Desde a invasão, quase todos os mega-ricos da Rússia permaneceram em silêncio, e os poucos que se opuseram publicamente tiveram que abandonar seu país e grande parte de sua riqueza.
Os mais ricos da Rússia são claramente fundamentais para o esforço de guerra de Putin, e muitos deles, incluindo os 37 empresários convocados ao Kremlin em 24 de fevereiro de 2022, foram alvos de sanções ocidentais.
Mas se o Ocidente queria torná-los mais pobres e colocá-los contra o Kremlin, ele falhou, dado que suas riquezas permaneceram e não houve dissidência entre os bilionários russos.
Se algum deles tivesse considerado desertar para o Ocidente com seus bilhões, as sanções tornaram isso impossível.

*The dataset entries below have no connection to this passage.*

template <class F>
__global__ void __launch_bounds__(PCM_THREADS, 2) k_fft_xpower_pipe(const __grid_constant__ StridedPipeArgs p) {
    const StridedArgs& a = p.s;
    const int tshift = F::kStatic ? F::LSHIFT : a.tshift;
    const int TW = 1 << tshift, N = F::kStatic ? F::N : a.plan.n;
    const int twpad = (N + 1) & ~1;
    float2* tw = bs_sm;
    float2* bufA = bs_sm + twpad;
    float2* bufB = bufA + (size_t)N * TW;
    float2* pong = bufB + (size_t)N * TW;
    for (int i = threadIdx.x; i < N; i += blockDim.x) tw[i] = a.tw[i];
    const int vshift = tshift - 1, vmask = (1 << vshift) - 1, nvec = N << vshift;
    auto tile_off = [&](int t) -> size_t {
        const int tx = t % p.tiles_x, o = t / p.tiles_x;
        return (size_t)o * a.ostride + (size_t)tx * TW;
    };
    auto prefetch = [&](const float2* g, float2* dst) {
        float4* d4 = reinterpret_cast<float4*>(dst);
        for (int i = threadIdx.x; i < nvec; i += blockDim.x)
            cp_async16(d4 + i, reinterpret_cast<const float4*>(g + (long long)(i >> vshift) * a.estride) + (i & vmask));
// ... 101 lines not shown
                q[u][k2] = make_float2(x.x * y.x + x.y * y.y, x.x * y.y - x.y * y.x);
            }
        });
        Col540Q::stage1(q, XQ, tw);
        const int tn = t + gridDim.x;
        if (tn < p.n_tiles) Col540::load(v, a.a + tile_off(tn), a.estride);
        __syncthreads();
        float2* g = a.a + off;
        Col540Q::stage2(XQ, [&](const float2 (&w)[20], int, int k1, int c) { Col540Q::store(w, g, a.estride, k1, c); });
    }
}


template <class F>
__global__ void __launch_bounds__(PCM_THREADS) k_fft_x_c2r(const __grid_constant__ XC2RArgs a) {
    const int M = F::kStatic ? F::N : a.M;
    const int lshift = F::kStatic ? F::LSHIFT : a.lshift;
    const int LB = 1 << lshift, ls = LB + 1;
    const int Px = 2 * M;
    const int pitch = F::kStatic ? ((F::N + 1 + 15) / 16) * 16 : a.pitch;
    float2* tw = bs_sm;
    float2* T0 = bs_sm + Px;
    float2* T1 = T0 + (size_t)(M + 1) * ls;
    const int zp = blockIdx.y, y0 = blockIdx.x * LB;
    const size_t rowbase = ((size_t)zp * a.Py + y0) * pitch;
    const int nlines = min(LB, a.Py - y0);
    const int lane = threadIdx.x & 31, wid = threadIdx.x >> 5;
    constexpr int NW = PCM_THREADS / 32;
    for (int i = threadIdx.x; i < Px; i += blockDim.x) tw[i] = a.tw[i];
    for (int l = wid; l < LB; l += NW) {
        const float2* srow = a.spec + rowbase + (size_t)l * pitch;
        for (int k0 = 0; k0 <= M; k0 += 32 * XR_UNROLL) {
            float2 v[XR_UNROLL];
#pragma unroll
            for (int u = 0; u < XR_UNROLL; ++u) {
// ... 139 lines not shown
            for (int e = 0; e < K; ++e) {
                const float nv = s_v[w * PCM_KMAX + e];
                if (nv == -INFINITY) break;
                warp_topk_insert(top, K, nv, s_i[w * PCM_KMAX + e], lane);
            }
        if (lane < K) {
            PeakEntry e;
            e.val = top.v;
            e.pad = 0;
            e.idx = (top.v == -INFINITY) ? -1 : top.i;
            a.out[(size_t)blockIdx.x * K + lane] = e;
        }
    }
}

"O Ocidente fez tudo o que estava ao seu alcance para garantir que os bilionários russos se unissem em torno da bandeira", afirma Alexander Kolyandr, do Centro de Análise Política Europeia (CEPA).
"Não havia nenhum plano, nenhuma ideia, nenhum caminho claro para qualquer um deles abandonar o barco. Os ativos foram sancionados, as contas congeladas, os bens confiscados. Tudo isso ajudou Putin a mobilizar os bilionários, seus ativos e seu dinheiro, e usá-los para apoiar a economia de guerra russa", disse ele à BBC.

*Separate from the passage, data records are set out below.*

@@ -589,29 +597,33 @@
     if (KNOB_STOP(a.stop_phase == 3)) return;
     STAMP(1)
     const int n_active = (int)misc[0];
-    if (tid == 0) a.win_count[(size_t)frame * (a.tiles_x * a.tiles_y) + tile] = (uint32_t)n_active;
+    if (!GATE && tid == 0) a.win_count[(size_t)frame * (a.tiles_x * a.tiles_y) + tile] = (uint32_t)n_active;
     if (n_active == 0) return;
-    if (tid < n_active) wpatch[tid] = agp[tid];
+    if (!GATE && tid < n_active) wpatch[tid] = agp[tid];
 
     const int total = n_active * T;
     char *wleaf = (char *)a.win_leaf + (((size_t)frame * a.win_cap * T + wbase) << a.leaf_ls);
     int32_t *dleaf = a.dbg_leaf ? a.dbg_leaf + (size_t)frame * a.nx * a.ny * T : nullptr;
+    uint32_t gl[TRAV_WMAX];
+    double gpr[TRAV_WMAX];
+#pragma unroll
+    for (int i = 0; i < TRAV_WMAX; ++i) { gl[i] = 0; gpr[i] = 0.0; }
     if (UNI) {
         const int wave_first = __builtin_amdgcn_readfirstlane(tid & ~(WAVE - 1));
         const int all_passes = (total - wave_first + TRAV_THREADS - 1) / TRAV_THREADS;
         const int per_lane = all_passes > TRAV_WMAX ? (total + TRAV_THREADS - 1) / TRAV_THREADS : all_passes;
         if (GI) {
-            if (per_lane <= 1) walk_absorb<1>(a, sat, top, wleaf, dleaf, active, agp, n_active, total, cx, ss, T);
-            else if (per_lane == 2) walk_absorb<2>(a, sat, top, wleaf, dleaf, active, agp, n_active, total, cx, ss, T);
-            else if (per_lane == 3) walk_absorb<3>(a, sat, top, wleaf, dleaf, active, agp, n_active, total, cx, ss, T);
+            if (per_lane <= 1) walk_absorb<1, GATE>(a, sat, top, wleaf, dleaf, active, agp, n_active, total, cx, ss, T, gl, gpr);
+            else if (per_lane == 2) walk_absorb<2, GATE>(a, sat, top, wleaf, dleaf, active, agp, n_active, total, cx, ss, T, gl, gpr);
+            else if (per_lane == 3) walk_absorb<3, GATE>(a, sat, top, wleaf, dleaf, active, agp, n_active, total, cx, ss, T, gl, gpr);
 #if TRAV_WMAX >= 8
-            else if (per_lane == 4) walk_absorb<4>(a, sat, top, wleaf, dleaf, active, agp, n_active, total, cx, ss, T);
-            else if (per_lane == 5) walk_absorb<5>(a, sat, top, wleaf, dleaf, active, agp, n_active, total, cx, ss, T);
-            else if (per_lane == 6) walk_absorb<6>(a, sat, top, wleaf, dleaf, active, agp, n_active, total, cx, ss, T);
-            else if (per_lane == 7) walk_absorb<7>(a, sat, top, wleaf, dleaf, active, agp, n_active, total, cx, ss, T);
-            else walk_absorb<8>(a, sat, top, wleaf, dleaf, active, agp, n_active, total, cx, ss, T);
+            else if (per_lane == 4) walk_absorb<4, GATE>(a, sat, top, wleaf, dleaf, active, agp, n_active, total, cx, ss, T, gl, gpr);
+            else if (per_lane == 5) walk_absorb<5, GATE>(a, sat, top, wleaf, dleaf, active, agp, n_active, total, cx, ss, T, gl, gpr);
+            else if (per_lane == 6) walk_absorb<6, GATE>(a, sat, top, wleaf, dleaf, active, agp, n_active, total, cx, ss, T, gl, gpr);
+            else if (per_lane == 7) walk_absorb<7, GATE>(a, sat, top, wleaf, dleaf, active, agp, n_active, total, cx, ss, T, gl, gpr);
+            else walk_absorb<8, GATE>(a, sat, top, wleaf, dleaf, active, agp, n_active, total, cx, ss, T, gl, gpr);
 #else
-            else walk_absorb<4>(a, sat, top, wleaf, dleaf, active, agp, n_active, total, cx, ss, T);
+            else walk_absorb<4, GATE>(a, sat, top, wleaf, dleaf, active, agp, n_active, total, cx, ss, T, gl, gpr);
 #endif
         } else
         if (per_lane <= 1) walk_uniform<1>(a, sat, wleaf, dleaf, active, agp, n_active, total, cx, ss, T);
@@ -648,6 +660,50 @@
     }
 
     STAMP(2)
+
+    if (GATE) {
+        if (KNOB_STOP(a.stop_phase == 4)) return;
+        __syncthreads();
+        double *pprob = (double *)sat;
+#pragma unroll
+        for (int i = 0; i < TRAV_WMAX; ++i) {
+            const int k = tid + i * TRAV_THREADS;
+            if (k < total) pprob[k] = gpr[i];
+        }
+        __syncthreads();
+        if (__builtin_amdgcn_readfirstlane(tid & ~(WAVE - 1)) < n_active) {
+            bool gated = false;
+            if (tid < n_active) {
+                double prob = 0.0;
+                for (int t = 0; t < T; ++t) prob = __dadd_rn(prob, pprob[t * n_active + tid]);
+                prob = __ddiv_rn(prob, (double)T);
+                gated = prob > DH_PROB_GATE;
+            }
+            const unsigned long long bal = __ballot(gated);
+            uint32_t lslot = 0xffffffffu;
+            if (bal) {
+                uint32_t wave_base = 0;
+                if (lane == 0) wave_base = atomicAdd(&a.win_total[frame], (uint32_t)__popcll(bal));
+                wave_base = __shfl(wave_base, 0);
+                if (gated) lslot = wave_base + (uint32_t)__popcll(bal & ((1ull << lane) - 1ull));
+                if (lslot < (uint32_t)a.win_cap) a.win_patch[(size_t)frame * a.win_cap + lslot] = agp[tid];
+            }
+            if (tid < n_active) active[tid] = lslot;
+        }
+        __syncthreads();
+        char *fl = (char *)a.win_leaf + (((size_t)frame * a.win_cap * T) << a.leaf_ls);
+        const float r_act = 1.0f / (float)n_active;
+#pragma unroll
+        for (int i = 0; i < TRAV_WMAX; ++i) {
+            const int k = tid + i * TRAV_THREADS;
+            if (k < total) {
+                const int t = div_small(k, n_active, r_act);
+                const uint32_t lslot = active[k - t * n_active];
+                if (lslot < (uint32_t)a.win_cap) store_leaf(fl, a.leaf_ls, t * a.win_cap + (int)lslot, (int32_t)gl[i]);
+            }
+        }
+        STAMP(3)
+    }
 }
 
 #include <algorithm>
@@ -658,6 +714,7 @@
     if (tracked && (done[device >> 6].load(std::memory_order_acquire) >> (device & 63)) & 1ull) return hipSuccess;
     hipError_t e = hipFuncSetAttribute((const void *)k_traverse<true, false>, hipFuncAttributeMaxDynamicSharedMemorySize, 160 * 1024);
     if (e == hipSuccess) e = hipFuncSetAttribute((const void *)k_traverse<true, true>, hipFuncAttributeMaxDynamicSharedMemorySize, 160 * 1024);
+    if (e == hipSuccess) e = hipFuncSetAttribute((const void *)k_traverse<true, true, true>, hipFuncAttributeMaxDynamicSharedMemorySize, 160 * 1024);
     if (e == hipSuccess) e = hipFuncSetAttribute((const void *)k_traverse<false, false>, hipFuncAttributeMaxDynamicSharedMemorySize, 160 * 1024);
     if (e == hipSuccess) e = hipFuncSetAttribute((const void *)k_traverse<false, true>, hipFuncAttributeMaxDynamicSharedMemorySize, 160 * 1024);
     if (e == hipSuccess) e = dh_region_init();
@@ -671,7 +728,9 @@
     if (tiles == 0 || fb == 0) return hipSuccess;
     if (tiles > 65535 || fb > 65535) return hipErrorInvalidConfiguration;
     const dim3 grid((unsigned)std::min(8, a.n_frames), tiles, fb);
-    if (a.uniform && a.nodes_a) hipLaunchKernelGGL((k_traverse<true, true>), grid, dim3(TRAV_THREADS), lds_bytes, s, a);
+    if (a.tile_gate && !(a.uniform && a.nodes_a && a.win_total)) return hipErrorInvalidValue;
+    if (a.tile_gate) hipLaunchKernelGGL((k_traverse<true, true, true>), grid, dim3(TRAV_THREADS), lds_bytes, s, a);
+    else if (a.uniform && a.nodes_a) hipLaunchKernelGGL((k_traverse<true, true>), grid, dim3(TRAV_THREADS), lds_bytes, s, a);
     else if (a.uniform) hipLaunchKernelGGL((k_traverse<true, false>), grid, dim3(TRAV_THREADS), lds_bytes, s, a);
     else if (a.nodes_g) hipLaunchKernelGGL((k_traverse<false, true>), grid, dim3(TRAV_THREADS), lds_bytes, s, a);
     else hipLaunchKernelGGL((k_traverse<false, false>), grid, dim3(TRAV_THREADS), lds_bytes, s, a);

O êxodo de empresas estrangeiras na sequência da invasão da Ucrânia criou um vazio rapidamente preenchido por empresários amigos do Kremlin, a quem foi permitido comprar ativos altamente lucrativos a preços baixos.
Isso criou um novo "exército de leais influentes e ativos", argumenta Alexandra Prokopenko, do Carnegie Russia Eurasia Center.
"O bem-estar futuro deles depende da continuação do confronto entre a Rússia e o Ocidente", enquanto o seu maior medo é o regresso do antigo proprietário, afirma ela.
Só em 2024, 11 novos bilionários surgiram na Rússia dessa forma, segundo Giacomo Tognini.
O líder da Rússia manteve um controle firme sobre as principais figuras influentes do país, apesar da guerra e das sanções ocidentais — e, em alguns aspectos, por causa delas.